2 Shirts Records

New Yorker Chris Bergson’s newest effort, Imitate The Sun, is quite a modern record, in that like the better and best albums out there right now, there is no easy pigeonhole- much less genre- to comfortably shelve the project. It offers ten helpings of satisfying blue-eyed soul, sad bastard storytelling, and tasty ensemble textures—where Bergson’s voice, then guitar, prove to be both wise leaders, and worthy centers of attention.

Voice and guitar centered moments, such as “Shattered Avenue” and the brushed snare backing of “Laying it Down in White,” as well as the throwback 1920’s vaudeville blues of “You’ve Been a Good Old Wagon” are the softer side of a project inspired by subtlety, melody and intimacy. Sax master Jay Collins (Gregg Allman Band, Levon Helm Rambles, and twelve dozen other fine projects) follows Bergson’s melodic hushed slide on “Wagon” with appropriate blowing that honors one heritage as much as the soulfood lines on “Mr. Jackson” and “Hello Bertha” offer proper homage to their own predecessors. Kenny Rampton, trumpet, and Chris Karlic on baritone saxophone flank Collins on his charts for “Bertha” and “Jackson” with appropriate flavor and spark.

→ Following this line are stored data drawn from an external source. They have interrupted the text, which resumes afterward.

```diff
diff --git a/bialign_amd/csrc/bialign_types.hpp b/bialign_amd/csrc/bialign_types.hpp
--- a/bialign_amd/csrc/bialign_types.hpp
+++ b/bialign_amd/csrc/bialign_types.hpp
@@ -178,4 +178,45 @@
   return pd.layer_off + Rec<S, NL>::dword(g, (il - 1) * W + aa, bb * NL + st);
 }
 
-}
+__host__ __device__ constexpr size_t trace_inputs_bytes(int k1, int k2, int n, int m, bool dense1) {
+  return ((size_t)k1 * k1 + (size_t)k2 * k2) * 4 + (dense1 ? 1 : 2) * ((size_t)code_pad(n) + (size_t)code_pad(m));
+}
+
+template <int S, int NL, bool PACK>
+struct TraceWin {
+  using R_ = Rec<S, NL>;
+  static constexpr int W = 2 * S + 1, ND = NL * W, RR = Geo<S>::RR;
+  static constexpr int UNROLL = 128 / ND < 1 ? 1 : (128 / ND > 4 ? 4 : 128 / ND);
+  __host__ __device__ static constexpr int records(int K) { return (K + 1) * (K + 1) * W; }
+  __host__ __device__ static constexpr size_t bytes(int K) { return K > 0 ? (size_t)records(K) * ND * 4 : 0; }
+  __host__ __device__ static constexpr int slot(int K, int di, int dj, int a, int b, int st) {
+    return ((di * (K + 1) + dj) * W + a) * ND + b * NL + st;
+  }
+  struct Src {
+    int64_t rec;
+    int slot;
+    bool packed;
+  };
+  __host__ __device__ static inline Src source(const PairDesc& pd, int pi, int pj, int a) {
+    const int strip = pi / RR, il = pi - strip * RR + 1;
+    const int t = pj + 2 * il + a, slot = (il - 1) * W + a;
+    if constexpr (PACK) {
+      using PK = Pack<S>;
+      const int over = t >= pd.P ? 1 : 0;
+      if (PK::interior(strip + over, t - over * pd.P, pd.m))
+        return Src{pd.layer_off + ((int64_t)strip * pd.P + t) * PK::RECDW, slot, true};
+      return Src{pd.layer_off + (int64_t)pd.G * PK::RECDW + PK::bidx(strip + over, t - over * pd.P, pd.P, pd.m) * R_::RECDW,
+                 slot, false};
+    } else {
+      return Src{pd.layer_off + ((int64_t)strip * pd.P + t) * R_::RECDW, slot, false};
+    }
+  }
+  __host__ __device__ static inline int64_t raw_dword(const Src& s, int d) {
+    if constexpr (PACK) {
+      if (s.packed) return s.rec + Pack<S>::dwpos(s.slot, d);
+    }
+    return s.rec + R_::dword(0, s.slot, d);
+  }
+};
+
+}
```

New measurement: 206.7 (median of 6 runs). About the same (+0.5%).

“Imitate The Sun”, and “Goin’ Home” effectively prove his songwriting chops, and “Down in the Bottom,” a lesser-known Willie Dixon trip, shows good sense, but it is the album closer, Dylan’s “Standing in the Doorway,”where Bergson earns his cred as an interpreter. Like earlier, he chooses to find the song’s soul with a lush, warm guitar and introspective vocals. Listening to it, one ends up feeling that ITS is a modern soul album, especially once Bruce Katz starts swelling the Hammond beneath, choosing his colors and strokes carefully. Drummer Tony Leone and bassist Matt Clohesy give solid, ample support and often groove rightfully from a soul perspective, as opposed to more heavy-handed blues and funk approaches. After all, as the Master Zimmerman notes in said masterpiece, “… it always means so much…. even the softest touch….”

The secret weapon, as he often ends up, is keyboardist Bruce Katz. Bergson is the doubtless star, but a perfect sideman knows how to present, and perfect, the artist’s vision. Whether it’s the grand acoustic bluesiness of “Down in the Bottom” or “Dust My Broom,” the Tin-Pan tinkle of “Wagon”, the laidback funkiness of his Wurlitzer lines, or his trademark Hammond organ-icness, Katz is the unheralded glue that binds the magic of his band mates together, and fails not to stress the profound difference between underpinning a success and supporting an effort.

This is an album with a lot to like. It embraces and celebrates the same musical roots that influenced sounds as diverse as Gov’t Mule, Widespread Panic and The Dead. It tends to synthesize the mixture into a fresh sounding bag of goodness. Bergson’s lower-pitched tenor tends to emphasize taste and ornament over range, and his semi-hollow Gibson tones put him between the late Little Milton and Warren Haynes’s current sound du jour, which is just fine for this ten pack of blues and soul nuggets. It is a fun record, but it is more subtle than celebratory, and the storytelling, though not quite cinema verite, is far from summer blockbuster. It is, in the end, a welcome record of American music that could/should/would be enjoyed by a variety of ears across the core genres of blues, soul, and rootsy rock & roll.